Spaces:
Running
⚠️ Chat template foot gun with DeepSeek distilled models and RL format reward function
I've been wondering why the DeepSeek distilled models don't seem to follow our format reward function, while other models like Qwen/Llama do almost immediately. As with most problems in post-training, the source of the problem is the chat template 🫠!
Let's start by taking a look at the answer to 1+1:
from transformers import pipeline
pipe = pipeline("text-generation", model="deepseek-ai/DeepSeek-R1-Distill-Qwen-1.5B", device="cuda")
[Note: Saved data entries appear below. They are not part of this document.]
# matssteinweg/Multi-Purpose-MPC

Measured on AMD Instinct MI355X. Metric: MPC QP solves/sec (batch, horizon N=30), higher is better.
Workload: dtype f64

## Files before the change

### multi-purpose-mpc_amd/csrc/mpmpc_reduced.hpp

```cpp
#pragma once
#include "mpmpc_core.hpp"

namespace mpmpc {

inline bool reduced_native(const mpmpc_config& c, const mpmpc_settings& st) {
  return st.native != 0 && reducible(c, st) && st.early_polish == 1 && st.max_iter > 1 && st.ipm_start_mu > 0.0 &&
         st.early_scaling >= 0 && st.scaling > 0;
}

template <class L, bool CR = true>
struct ReducedSolver : Solver<L, false, true, false, CR> {
  using S = Solver<L, false, true, false, CR>;
  using R = typename L::real;
  using Mk = typename L::mask;
  using I = typename L::ival;
  using S::N; using S::n_inst; using S::off_; using S::vx; using S::vu; using S::first; using S::down_chain; using S::is_mid;
  using S::is_end; using S::vxc; using S::sU; using S::val3; using S::bU; using S::live; using S::a; using S::b; using S::mI;
  using S::leq; using S::status; using S::iters; using S::ipm_iters; using S::polished; using S::pri_res; using S::dua_res;
  static constexpr bool kSplit = S::kSplit;
  static constexpr int LAY_RED = S::LAY_RED, LAY_REDSPLIT = S::LAY_REDSPLIT;
  static constexpr int LAY_IP = kSplit ? LAY_REDSPLIT : LAY_RED;
  static constexpr int EI = kSplit ? 2 : 3;
  using Box3 = typename S::template BoxT<LAY_RED>;
  using BoxI = typename S::template BoxT<LAY_IP>;
// ... 24 lines not shown
    n_inst = B;
    live = inst < B;
    vx = live & within_(k, 0, N);
    vu = live & within_(k, 0, N - 1);
    first = (k == 0);
    {
      const int C = L::split;
      off_ = lane_offset(L::group, C, N);
      I kl = k + off_;
      down_chain = (kl >= C);
      is_mid = (kl == C - 1);
      is_end = (kl == 2 * C - 1);
      I kc = seli(down_chain & (kl < 2 * C), kl * (-1) + (3 * C - 1), kl) - off_;
      vxc = live & within_(kc, 0, N);
      if constexpr (kSplit) {
        sU = (kl >= 32);
        Mk vU = live & within_(kl, 32 + off_, N + 31 + off_);
        val3[0] = selb(sU, vU, vx); val3[1] = selb(sU, vU, vx); val3[2] = vx & !sU;
      }
    }
    val[0] = vx; val[1] = vx; val[2] = vu;
  }
  MPMPC_HD void setup_problem(const R* fields, const SolverParams& st) {
    auto fld = [&](int f, double dflt) { return sel(vx, fields[f], R(dflt)); };
    const R zero(0.0), onec(1.0);
    const R lo_v = max_(fld(F_LO + 3, -INFTY), R(-INFTY)), hi_v = min_(fld(F_HI + 3, INFTY), R(INFTY));
    const R p_v = fld(F_P + 3, 1.0), q_v = fld(F_Q + 3, 0.0);
    R v = -q_v / p_v;
    v = sel((hi_v < R(INF_BOUND)) & (v > hi_v), hi_v, v);
    v = sel((lo_v > R(-INF_BOUND)) & (v < lo_v), lo_v, v);
    v = sel(vu, v, zero);
    L::cold_put(C_V, v);
    L::cold_put(C_LAMV, sel(vu, -fma_(p_v, v, q_v), zero));
    L::cold_put(C_A20, fld(F_A20, 0.0));
    L::cold_put(C_BV, fld(F_B20, 0.0) * v);
    L::cold_put(C_BEQ2, fld(F_BEQ + 2, 0.0));
    const R lo_e = max_(fld(F_LO + 0, -INFTY), R(-INFTY)), hi_e = min_(fld(F_HI + 0, INFTY), R(INFTY));
    const R lo_k = max_(fld(F_LO + 4, -INFTY), R(-INFTY)), hi_k = min_(fld(F_HI + 4, INFTY), R(INFTY));
    {
      R gap = max_(max_(sel(vx, lo_e - hi_e, zero), sel(vu, lo_k - hi_k, zero)), sel(vu, lo_v - hi_v, zero));
      gap = L::gmax(gap);
      empty = live & (gap > zero);
      solvable = live & !empty;
      L::cold_put(C_GAP, gap);
    }
    const R ds = fld(F_DS, 0.0), one = sel(vu, onec, zero);
    a[0] = one; a[1] = ds; a[2] = fld(F_A10, 0.0); a[3] = one;
    b[0] = ds;
    mI[0] = mI[1] = R(-1.0);
    P3[0] = fld(F_P + 0, 1.0); P3[1] = fld(F_P + 1, 1.0); P3[2] = fld(F_P + 4, 1.0);
    Q3[0] = fld(F_Q + 0, 0.0); Q3[1] = fld(F_Q + 1, 0.0); Q3[2] = fld(F_Q + 4, 0.0);
    R D3[3] = {onec, onec, onec}, G3[3] = {onec, onec, onec}, Eb[3] = {onec, onec, onec}, E2[2] = {onec, onec}, c3(1.0);
    const int passes = st.early_scaling > 0 && st.early_scaling < st.scaling ? st.early_scaling : st.scaling;
    const R inv_n_total(1.0 / double(3 * N + 2));
    for (int it = 0; it < passes; ++it) {
      R cn[3], rn[2], r_own[2];
      cn[0] = max_(max_(max_(abs_(P3[0]), abs_(mI[0])), max_(abs_(a[0]), abs_(a[2]))), abs_(G3[0]));
      cn[1] = max_(max_(max_(abs_(P3[1]), abs_(mI[1])), max_(abs_(a[1]), abs_(a[3]))), abs_(G3[1]));
      cn[2] = max_(max_(abs_(P3[2]), abs_(b[0])), abs_(G3[2]));
      r_own[0] = max_(abs_(a[0]), abs_(a[1]));
      r_own[1] = max_(max_(abs_(a[2]), abs_(a[3])), abs_(b[0]));
      R Dt[3], Et[2], Etb[3], Etd[2];
      MPMPC_UNROLL
      for (int i = 0; i < 2; ++i) {
        rn[i] = max_(abs_(mI[i]), L::up(r_own[i]));
        Et[i] = rsqrt_(S::limit(rn[i]));
        Etd[i] = L::down(Et[i]);
      }
      MPMPC_UNROLL
      for (int e = 0; e < 3; ++e) {
        Dt[e] = rsqrt_(S::limit(cn[e]));
        Etb[e] = rsqrt_(S::limit(abs_(G3[e])));
        P3[e] = (Dt[e] * P3[e]) * Dt[e];
        G3[e] = (Etb[e] * G3[e]) * Dt[e];
        Q3[e] = Dt[e] * Q3[e];
        D3[e] = D3[e] * Dt[e];
        Eb[e] = Eb[e] * Etb[e];
      }
      MPMPC_UNROLL
      for (int i = 0; i < 2; ++i) { mI[i] = (Et[i] * mI[i]) * Dt[i]; E2[i] = E2[i] * Et[i]; }
      a[0] = (Etd[0] * a[0]) * Dt[0]; a[1] = (Etd[0] * a[1]) * Dt[1];
      a[2] = (Etd[1] * a[2]) * Dt[0]; a[3] = (Etd[1] * a[3]) * Dt[1];
      b[0] = (Etd[1] * b[0]) * Dt[2];
      R s(0.0), mq(0.0);
      MPMPC_UNROLL
      for (int e = 0; e < 3; ++e) {
        s = s + sel(val[e], abs_(P3[e]), zero);
        mq = max_(mq, sel(val[e], abs_(Q3[e]), zero));
      }
      R ct = L::gsum(s) * inv_n_total;
      const R nq = S::limit(L::gmax(mq));
      ct = rcp_(S::limit(max_(ct, nq)));
      MPMPC_UNROLL
      for (int e = 0; e < 3; ++e) { P3[e] = P3[e] * ct; Q3[e] = Q3[e] * ct; }
      c3 = c3 * ct;
    }
    leq[0] = E2[0] * fld(F_BEQ + 0, 0.0);
    leq[1] = E2[1] * fld(F_BEQ + 1, 0.0);
    MPMPC_UNROLL
    for (int e = 0; e < 3; ++e) { L::cold_put(C_D + e, D3[e]); L::cold_put(C_G + e, G3[e]); }
    L::cold_put(C_E, E2[0]); L::cold_put(C_E + 1, E2[1]);
    L::cold_put(C_C, c3);
    {
      const R i0 = rcp_(D3[0]), i2 = rcp_(D3[2]);
      L::cold_put(K_LO0, lo_e * i0); L::cold_put(K_HI0, hi_e * i0); L::cold_put(K_LO2, lo_k * i2); L::cold_put(K_HI2, hi_k * i2);
    }
    MPMPC_UNROLL
    for (int e = 0; e < 3; ++e) {
      x3[e] = zero;
      L::cold_put(C_PI + e, zero);
    }
    L::fence();
  }

  MPMPC_HD void to_ip(const R v[3], R* o, double fill = 0.0) const {
    if constexpr (kSplit) {
      o[0] = sel(sU, L::from_lower(v[2]), v[0]);
      o[1] = sel(sU, R(fill), v[1]);
    } else {
      o[0] = v[0]; o[1] = v[1]; o[2] = v[2];
    }
  }
  MPMPC_HD void from_ip(const R* v, R o[3]) const {
    if constexpr (kSplit) {
      o[0] = v[0]; o[1] = v[1]; o[2] = L::from_upper(v[0]);
    } else {
      o[0] = v[0]; o[1] = v[1]; o[2] = v[2];
    }
  }
  MPMPC_HD void mask_to_ip(const Mk m[3], Mk* o) const {
    if constexpr (kSplit) {
      R v[3], w[2];
      MPMPC_UNROLL
      for (int e = 0; e < 3; ++e) v[e] = sel(m[e], R(1.0), R(0.0));
      to_ip(v, w);
      o[0] = w[0] > R(0.5); o[1] = w[1] > R(0.5);
    } else {
      o[0] = m[0]; o[1] = m[1]; o[2] = m[2];
    }
  }
  MPMPC_HD void mask_from_ip(const Mk* m, Mk o[3]) const {
    if constexpr (kSplit) {
      R w[2] = {sel(m[0], R(1.0), R(0.0)), sel(m[1], R(1.0), R(0.0))}, v[3];
      from_ip(w, v);
      MPMPC_UNROLL
      for (int e = 0; e < 3; ++e) o[e] = v[e] > R(0.5);
    } else {
      o[0] = m[0]; o[1] = m[1]; o[2] = m[2];
    }
  }

  template <bool SOFT = false>
  MPMPC_HD Mk ipm3(const Box3& bx, typename S::template IpmT<LAY_RED>& s, const SolverParams& st, double tol, const Mk& run, int band_slot = -1) {
    const R reg(st.ipm_reg), ireg(st.inv_ipm_reg), one(1.0), zero(0.0);
    constexpr int JB[2] = {0, 2};
    Mk active = run, conv = L::mfalse();
    R cnt(0.0);
    MPMPC_UNROLL
    for (int b = 0; b < 2; ++b) cnt = cnt + L::gcount(bx.Lm[JB[b]]) + L::gcount(bx.Um[JB[b]]);
    const R inb = rcp_(max_(cnt, one));
    I stall(0);
    R mu_min(1e300);
    auto lo_of = [&](int b) { return L::cold_get(b == 0 ? K_LO0 : K_LO2); };
    auto hi_of = [&](int b) { return L::cold_get(b == 0 ? K_HI0 : K_HI2); };
    auto iom_of = [&](int j) { const R gj = L::cold_get(C_G + j); return rcp_(gj * gj); };
    auto w_of = [&](int j) { return SOFT ? (s.zl[j] - s.zu[j]) * iom_of(j) : zero; };
    auto rl_of = [&](int b) { const int j = JB[b]; return SOFT ? s.x[j] + w_of(j) - lo_of(b) - s.sl[j] : s.x[j] - lo_of(b) - s.sl[j]; };
    auto ru_of = [&](int b) { const int j = JB[b]; return SOFT ? hi_of(b) - s.x[j] - w_of(j) - s.su[j] : hi_of(b) - s.x[j] - s.su[j]; };
    auto rpin_of = [&](int b) { const int j = JB[b]; return sel(bx.pin[j], s.x[j] - lo_of(b), zero); };
    auto rpin_raw = [&](int b) { const int j = JB[b]; return s.x[j] - lo_of(b); };
    for (int it = 0; it <= st.ipm_max_iter; ++it) {
      R mu;
      {
        L::fence();
        R At[3], rp[2], rd[3];
        this->template AeqT_mul_t<LAY_RED>(s.nu, At);
        this->template Aeq_mul_t<LAY_RED>(s.x, rp);
        R res(0.0), msum(0.0);
        MPMPC_UNROLL
        for (int i = 0; i < 2; ++i) {
          rp[i] = rp[i] - L::cold_get(K_LEQ + i);
          if constexpr (SOFT) rp[i] = fma_(R(-P1_EQ_SOFT), s.nu[i], rp[i]);
          res = max_(res, sel(vx, abs_(rp[i]), zero));
        }
        MPMPC_UNROLL
        for (int j = 0; j < 3; ++j) {
          if constexpr (SOFT) rd[j] = At[j] - s.zl[j] + s.zu[j] + s.pi[j];
          else rd[j] = fma_(L::cold_get(K_PP + j), s.x[j], L::cold_get(K_QQ + j)) + At[j] - s.zl[j] + s.zu[j] + s.pi[j];
        }
        res = max_(res, sel(val[1], abs_(rd[1]), zero));
        MPMPC_UNROLL
        for (int b = 0; b < 2; ++b) {
          const int j = JB[b];
          res = max_(res, sel(val[j], max_(max_(abs_(rd[j]), abs_(rpin_of(b))), max_(sel(bx.Lm[j], abs_(rl_of(b)), zero), sel(bx.Um[j], abs_(ru_of(b)), zero))), zero));
          msum = msum + s.sl[j] * s.zl[j] + s.su[j] * s.zu[j];
        }
        MPMPC_UNROLL
        for (int j = 0; j < 3; ++j) L::cold_put(K_RD + j, rd[j]);
        L::cold_put(K_RP, rp[0]); L::cold_put(K_RP + 1, rp[1]);
        res = L::gmax(res);
        mu = L::gsum(msum) * inb;
        Mk ok = (res < R(tol > 1e-11 ? tol : 1e-11)) & (mu < R(tol));
        if constexpr (SOFT) {
          S::p1_converged = selb(active, ok, S::p1_converged);
          R ny(0.0), na(0.0), sup(0.0);
          MPMPC_UNROLL
          for (int i = 0; i < 2; ++i) { ny = max_(ny, sel(vx, abs_(s.nu[i]), zero)); sup = sup + sel(vx, L::cold_get(K_LEQ + i) * s.nu[i], zero); }
          na = max_(na, sel(val[0], abs_(rd[0]), zero));
          na = max_(na, sel(val[1], abs_(rd[1]), zero));
          na = max_(na, sel(val[2], abs_(rd[2]), zero));
          MPMPC_UNROLL
          for (int b = 0; b < 2; ++b) {
            const int j = JB[b];
            const R lam = s.zu[j] - s.zl[j] + s.pi[j];
            ny = max_(ny, sel(val[j], abs_(lam), zero));
            sup = sup + sel(val[j] & (lam > zero) & (bx.Um[j] | bx.pin[j]), sel(bx.pin[j], lo_of(b), hi_of(b)) * lam, zero) +
                  sel(val[j] & (lam < zero) & (bx.Lm[j] | bx.pin[j]), lo_of(b) * lam, zero);
          }
          ny = L::gmax(ny); na = L::gmax(na); sup = L::gsum(sup);
          const R thr = R(st.phase1_eps) * ny;
          Mk ray = (ny > R(st.phase1_eps)) & (na < thr) & (sup < -thr);
          if (band_slot >= 0) {
            R wv(0.0);
            MPMPC_UNROLL
            for (int b = 0; b < 2; ++b) {
              const int j = JB[b];
              wv = max_(wv, sel(val[j], abs_(w_of(j)) * L::cold_get(C_D + j), zero));
            }
            ray = ray & (L::gmax(wv) > L::cold_get(band_slot));
          }
          ok = ok | ray;
        }
        conv = conv | (active & ok);
        active = active & !ok;
        if (it == st.ipm_max_iter || !L::wany(active)) break;
        if constexpr (!SOFT) {
          active = active & !(mu > R(st.ipm_diverged) * mu_min) & !((mu < R(tol * 1e-3)) & (res > R(1e-5)));
          mu_min = min_(mu_min, mu);
          if (!L::wany(active)) break;
        }
      }
      ipm_iters = seli(active, ipm_iters + I(1), ipm_iters);
      R isl[2], isu[2], rcl[2], rcu[2];
      [[maybe_unused]] R kap[2];
      {
        L::fence();
        R h[3];
        h[1] = SOFT ? rcp_(reg) : rcp_(L::cold_get(K_PP + 1) + reg);
        MPMPC_UNROLL
        for (int b = 0; b < 2; ++b) {
          const int j = JB[b];
          const R il = rcp_(s.sl[j]), iu = rcp_(s.su[j]);
          if constexpr (SOFT) {
            const R th = sel(bx.Lm[j], s.zl[j] * il, zero) + sel(bx.Um[j], s.zu[j] * iu, zero);
            const R kp = rcp_(fma_(th, iom_of(j), one));
            h[j] = rcp_(fma_(kp, th, reg) + sel(bx.pin[j], ireg, zero));
          } else {
            h[j] = rcp_(L::cold_get(K_PP + j) + reg + sel(bx.Lm[j], s.zl[j] * il, zero) + sel(bx.Um[j], s.zu[j] * iu, zero) +
                        sel(bx.pin[j], ireg, zero));
          }
        }
        this->template factor_t<LAY_RED>(h, SOFT ? reg + R(P1_EQ_SOFT) : reg);
        L::fence();
        MPMPC_UNROLL
        for (int b = 0; b < 2; ++b) {
          const int j = JB[b];
          isl[b] = sel(bx.Lm[j], rcp_(s.sl[j]), zero); isu[b] = sel(bx.Um[j], rcp_(s.su[j]), zero);
          rcl[b] = s.sl[j] * s.zl[j]; rcu[b] = s.su[j] * s.zu[j];
          if constexpr (SOFT) kap[b] = rcp_(fma_(s.zl[j] * isl[b] + s.zu[j] * isu[b], iom_of(j), one));
        }
      }
      R alpha_aff(1.0);
      for (int pass = 0; pass < 2; ++pass) {
        R dx[3], dnu[2];
        [[maybe_unused]] R cul[2];
        {
          L::fence();
          R rhs[3], nreq[2];
          rhs[1] = -L::cold_get(K_RD + 1);
          MPMPC_UNROLL
          for (int b = 0; b < 2; ++b) {
            const int j = JB[b];
            if constexpr (SOFT) {
              cul[b] = fma_(s.zu[j], ru_of(b), rcu[b]) * isu[b] - fma_(s.zl[j], rl_of(b), rcl[b]) * isl[b];
              rhs[j] = fma_(kap[b], cul[b], -L::cold_get(K_RD + j)) - sel(bx.pin[j], rpin_raw(b) * ireg, zero);
            } else {
              rhs[j] = -L::cold_get(K_RD + j) - fma_(s.zl[j], rl_of(b), rcl[b]) * isl[b] + fma_(s.zu[j], ru_of(b), rcu[b]) * isu[b] -
                       sel(bx.pin[j], rpin_raw(b) * ireg, zero);
            }
          }
          nreq[0] = -L::cold_get(K_RP); nreq[1] = -L::cold_get(K_RP + 1);
          this->template kkt_solve_t<LAY_RED>(rhs, nreq, dx, dnu);
          if (SOFT && pass == 1) {
            R Ad[2], Atd[3], r1[3], r2[2];
            this->template Aeq_mul_t<LAY_RED>(dx, Ad);
            this->template AeqT_mul_t<LAY_RED>(dnu, Atd);
            r1[1] = rhs[1] - Atd[1];
            MPMPC_UNROLL
            for (int b = 0; b < 2; ++b) {
              const int j = JB[b];
              r1[j] = rhs[j] - fma_(kap[b] * (s.zl[j] * isl[b] + s.zu[j] * isu[b]) + sel(bx.pin[j], ireg, zero), dx[j], Atd[j]);
            }
            r2[0] = fma_(R(P1_EQ_SOFT), dnu[0], nreq[0] - Ad[0]); r2[1] = fma_(R(P1_EQ_SOFT), dnu[1], nreq[1] - Ad[1]);
            L::fence();
            MPMPC_UNROLL
            for (int j = 0; j < 3; ++j) L::cold_put(K_RD + j, dx[j]);
// ... 403 lines not shown
```
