# 3DOM-FBK/deep-image-matching

Measured on NVIDIA H100. Metric: image-pairs/sec (SuperPoint+LightGlue, 1024x1024, 2048 kpts), higher is better.
Workload: dtype f16 hi/lo split x3 MMA, f32 accumulate (fp32-class)

## Files before the change

deep-image-matching_b200/csrc/gemm.cuh:

```cuda
#pragma once
#include "common.cuh"
#include "sm90.cuh"

struct TileCoord {
  int m0;
  int n0;
  int b, y0, x0;
};

struct GemmArgs {
  int num_kb;
  int k_total;
  int M;
  int N;
  int cin_blocks;
  int H, W;
  int tiles_x, tiles_y;
  const __half *Ah, *Al, *Bh, *Bl;
  int lda, ldb;
};

constexpr int kTileM = 128;
constexpr int kGemmThreads = 12 * 32;
constexpr int kProducerRegs = 40, kConsumerRegs = 232;
constexpr int kScratchPitch = 32;
constexpr int kScratchFloats = 32 * kScratchPitch;
constexpr int kStgCols = 64, kStgPitch = kStgCols + 4;
constexpr int kStgFloats = 64 * kStgPitch;
constexpr int kStgBytes = 2 * kStgFloats * 4;
static_assert(4 * kScratchFloats <= kStgFloats, "functor scratch must fit in the staging buffer of a warpgroup");
constexpr int kConvTH = 8, kConvTW = 16;
template <int CONV>
struct ConvTile {
  static constexpr int TH = kConvTH, TW = kConvTW;
};

template <int CONV>
__device__ __forceinline__ TileCoord make_tile_coord(const GemmArgs& g, int t) {
  TileCoord tc;
  if (CONV == 1) {
    int per_img = g.tiles_x * g.tiles_y;
    tc.b = t / per_img;
    int rem = t - tc.b * per_img;
    tc.y0 = (rem / g.tiles_x) * ConvTile<CONV>::TH;
    tc.x0 = (rem % g.tiles_x) * ConvTile<CONV>::TW;
    tc.m0 = 0;
    tc.n0 = 0;
  } else {
    tc.m0 = t * kTileM;
    tc.n0 = 0;
    tc.b = tc.y0 = tc.x0 = 0;
  }
  return tc;
}

struct PersCfg {
  int sa, sb;
  int nkb_total;
  int smem_bytes;
};

template <int BN, bool SPLIT, int CONV>
struct PersGeom {
  static constexpr int kPl = SPLIT ? 2 : 1;
  static constexpr int kRowB = CONV == 3 ? 64 : 128;
  static constexpr int kABoxTx = CONV == 1 ? (kConvTH + 2) * kConvTW * 128 : kTileM * kRowB;
  static constexpr int kABox = (kABoxTx + 1023) / 1024 * 1024;
  static constexpr int kATx = kPl * kABoxTx;
  static constexpr int kAStage = kPl * kABox;
  static constexpr int kBPlane = BN * kRowB;
  static constexpr int kBTile = kPl * kBPlane;
  static constexpr int kBudget = 232448 - 1024 - 1024 - kStgBytes;
};
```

out = pipe([{"role": "user", "content": "What is 1+1?"}], max_new_tokens=512, return_full_text=True)
print(out)
[
{"role": "user", "content": "What is 1+1?"},
{
"role": "assistant",
"content": "First, I recognize that the question is asking for the sum of 1 and 1.\n\nI know that addition is the process of combining numbers to find their total.\n\nSo, I will add 1 and 1 together.\n\n1 plus 1 equals 2.\n\nTherefore, the answer is 2.\n</think>\n\n**Solution:**\n\nTo find the sum of 1 and 1, follow these steps:\n\n1. **Add the numbers together:**\n \n \\[\n 1 + 1 = 2\n \\]\n\n2. **State the final answer:**\n\n \\[\n \\boxed{2}\n \\]",
},
]
As you can see in the assistant response, we have the </think>
tag appearing as expected. Note that there is no opening <think>
tag because DeepSeek prefills the assistant response in the chat template:
However, when you feed these messages into the tokenizer, the part contained in the think tags is hidden
print(pipe.tokenizer.apply_chat_template(out, tokenize=False))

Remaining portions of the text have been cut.